Monad

trait Monad[m: Type -> Type] with Applicative[m]Source

A trait for applicatives that support monadic bind (flatMap), i.e., allow to apply a function that takes a normal value and produces a monadic value to a monadic value. That is, the bind mechanism supports extraction of monadic values, or, viewed differently, allows to combine (flatten) nested monadic values (flapMap can be understood as a Functor.map followed by a flatten).

Instances

instance Monad[Chain]Source

instance Monad[DelayList]Source

instance Monad[Identity]Source

instance Monad[List]Source

instance Monad[Nec]Source

instance Monad[Nel]Source

instance Monad[Option]Source

instance Monad[Result[e]]Source

instance Monad[Vector]Source

Signatures

def flatMap(f: a -> m[b] \ ef, x: m[a]): m[b] \ ef with Monad[m] Source

Apply function f to the monadic value x, resulting in a combined monadic value.

Module Definitions

def <=<(f1: b -> m[c] \ ef1, f2: a -> m[b] \ ef2): a -> m[c] \ ef1 + ef2 with Monad[m] Source

<=< is an operator alias for kleisliRight.

def =<<(k: a -> m[b] \ ef, x: m[a]): m[b] \ ef with Monad[m] Source

=<< is an operator alias for flatMap.

def >=>(f1: a -> m[b] \ ef1, f2: b -> m[c] \ ef2): a -> m[c] \ ef1 + ef2 with Monad[m] Source

>=> is an operator alias for kleisliLeft.

def >>=(x: m[a], k: a -> m[b] \ ef): m[b] \ ef with Monad[m] Source

>>= is the operator =<< with its arguments flipped.
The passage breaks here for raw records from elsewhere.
+template <int NV>
+__device__ __forceinline__ void conv0m_gelu_parts(const float (&x)[NV], float (&cdf)[NV], float (&e)[NV]) {
+#pragma clang fp contract(off)
+    typedef __attribute__((ext_vector_type(NV))) float vec;
+    vec xv, ax, t, ev;
+#pragma unroll
+    for (int i = 0; i < NV; ++i) { xv[i] = x[i]; ax[i] = fabsf(x[i]); }
+    const vec z = ax * 0.70710678118654752f;
+    const vec den = __builtin_elementwise_fma(vec(0.3275911f), z, vec(1.0f));
+#pragma unroll
+    for (int i = 0; i < NV; ++i) t[i] = __builtin_amdgcn_rcpf(den[i]);
+    const vec z2 = z * z;
+#pragma unroll
+    for (int i = 0; i < NV; ++i) ev[i] = __expf(-z2[i]);
+    vec p = __builtin_elementwise_fma(t, vec(1.061405429f), vec(-1.453152027f));
+    p = __builtin_elementwise_fma(t, p, vec(1.421413741f));
+    p = __builtin_elementwise_fma(t, p, vec(-0.284496736f));
+    p = __builtin_elementwise_fma(t, p, vec(0.254829592f));
+    const vec half_tail = (0.5f * (t * p)) * ev;
+#pragma unroll
+    for (int i = 0; i < NV; ++i) { cdf[i] = x[i] >= 0.f ? 1.0f - half_tail[i] : half_tail[i]; e[i] = ev[i]; }
+}
+template <int NV>
+__device__ __forceinline__ void conv0m_gelu(float (&x)[NV]) {
+    float cdf[NV], e[NV];
+    conv0m_gelu_parts<NV>(x, cdf, e);
+#pragma unroll
+    for (int i = 0; i < NV; ++i) x[i] = x[i] * cdf[i];
+}
+template <int NV>
+__device__ __forceinline__ void conv0m_gelu_grad(float (&x)[NV]) {
+#pragma clang fp contract(off)
+    float cdf[NV], e[NV];
+    conv0m_gelu_parts<NV>(x, cdf, e);
+#pragma unroll
+    for (int i = 0; i < NV; ++i) x[i] = __builtin_fmaf(x[i] * 0.39894228040143268f, e[i], cdf[i]);
+}
+
+template <bool ZF32, int NC, int KM>
+__global__ __launch_bounds__(256, 2) void conv0_fwd_mfma_kernel(const float* __restrict__ x, const float* __restrict__ w,
+                                                                const float* __restrict__ bias, const float* __restrict__ gamma,
+                                                                const float* __restrict__ beta, void* __restrict__ zv,
+                                                                float* __restrict__ stats, int L, int T0, int k, int stride,
+                                                                int rows_per_block, float eps) {
+    constexpr int C = 128 * NC, NT = 8 * NC;
+    extern __shared__ __attribute__((aligned(16))) float sm0[];
+    constexpr int nm = KM;
+    float* wB = sm0;
+    float* aff = wB + nm * C * 4;
+    float* xs = aff + 3 * C;
+    const int b = blockIdx.y;
+    const int t0 = blockIdx.x * rows_per_block;
+    const int nrows = min(rows_per_block, T0 - t0);
+    conv0m_stage(wB, xs, w, x + (int64_t)b * L, C, k, nm, L, t0 * stride, conv0m_slab(rows_per_block, stride));
+    for (int i = threadIdx.x; i < C; i += blockDim.x) { aff[i] = bias[i]; aff[C + i] = gamma[i]; aff[2 * C + i] = beta[i]; }
+    __syncthreads();
+    const int lane = threadIdx.x & 63, wv = threadIdx.x >> 6;
+    const int n = lane & 15, g = lane >> 4;
+    const int ngroups = (nrows + 15) >> 4;
+    for (int grp = wv; grp < ngroups; grp += 4) {
+        f32x4 acc[NT];
+#pragma unroll
+        for (int q = 0; q < NC; ++q) {
+            const float4 b0 = *reinterpret_cast<const float4*>(aff + 128 * q + 8 * n);
+            const float4 b1 = *reinterpret_cast<const float4*>(aff + 128 * q + 8 * n + 4);
+            const float bb[8] = {b0.x, b0.y, b0.z, b0.w, b1.x, b1.y, b1.z, b1.w};
+#pragma unroll
+            for (int i = 0; i < 8; ++i) acc[8 * q + i] = f32x4{bb[i], bb[i], bb[i], bb[i]};
+        }
+        const float* xa = xs + stride * (16 * grp + n) + g;
+        const float4* wb = reinterpret_cast<const float4*>(wB) + lane;
+#pragma unroll 1
+        for (int m = 0; m < KM; ++m) {
+            const float a = xa[4 * m];
+#pragma unroll
+            for (int t4 = 0; t4 < NT / 4; ++t4) {
+                const float4 bv = wb[(m * (NT / 4) + t4) * 64];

>>= is the monadic bind operator.

def flatten(x: m[m[a]]): m[a] with Monad[m] Source

The monadic join operator. Flatten x - a monadic action nested in an outer monadic layer - to a single layer.

E.g. for the Option monad: flatten(Some(Some(1))) becomes Some(1).

def kleisliLeft(f1: a -> m[b] \ ef1, f2: b -> m[c] \ ef2, x: a): m[c] \ ef1 + ef2 with Monad[m] Source

The left-to-right Kleisli composition operator for monads.

Map x with the monadic function f1 and then map its result with the function f2.

def kleisliRight(f1: b -> m[c] \ ef1, f2: a -> m[b] \ ef2, x: a): m[c] \ ef1 + ef2 with Monad[m] Source

The right-to-left Kleisli composition operator for monads.

Map x with the monadic function f2 and then map its result with the function f1.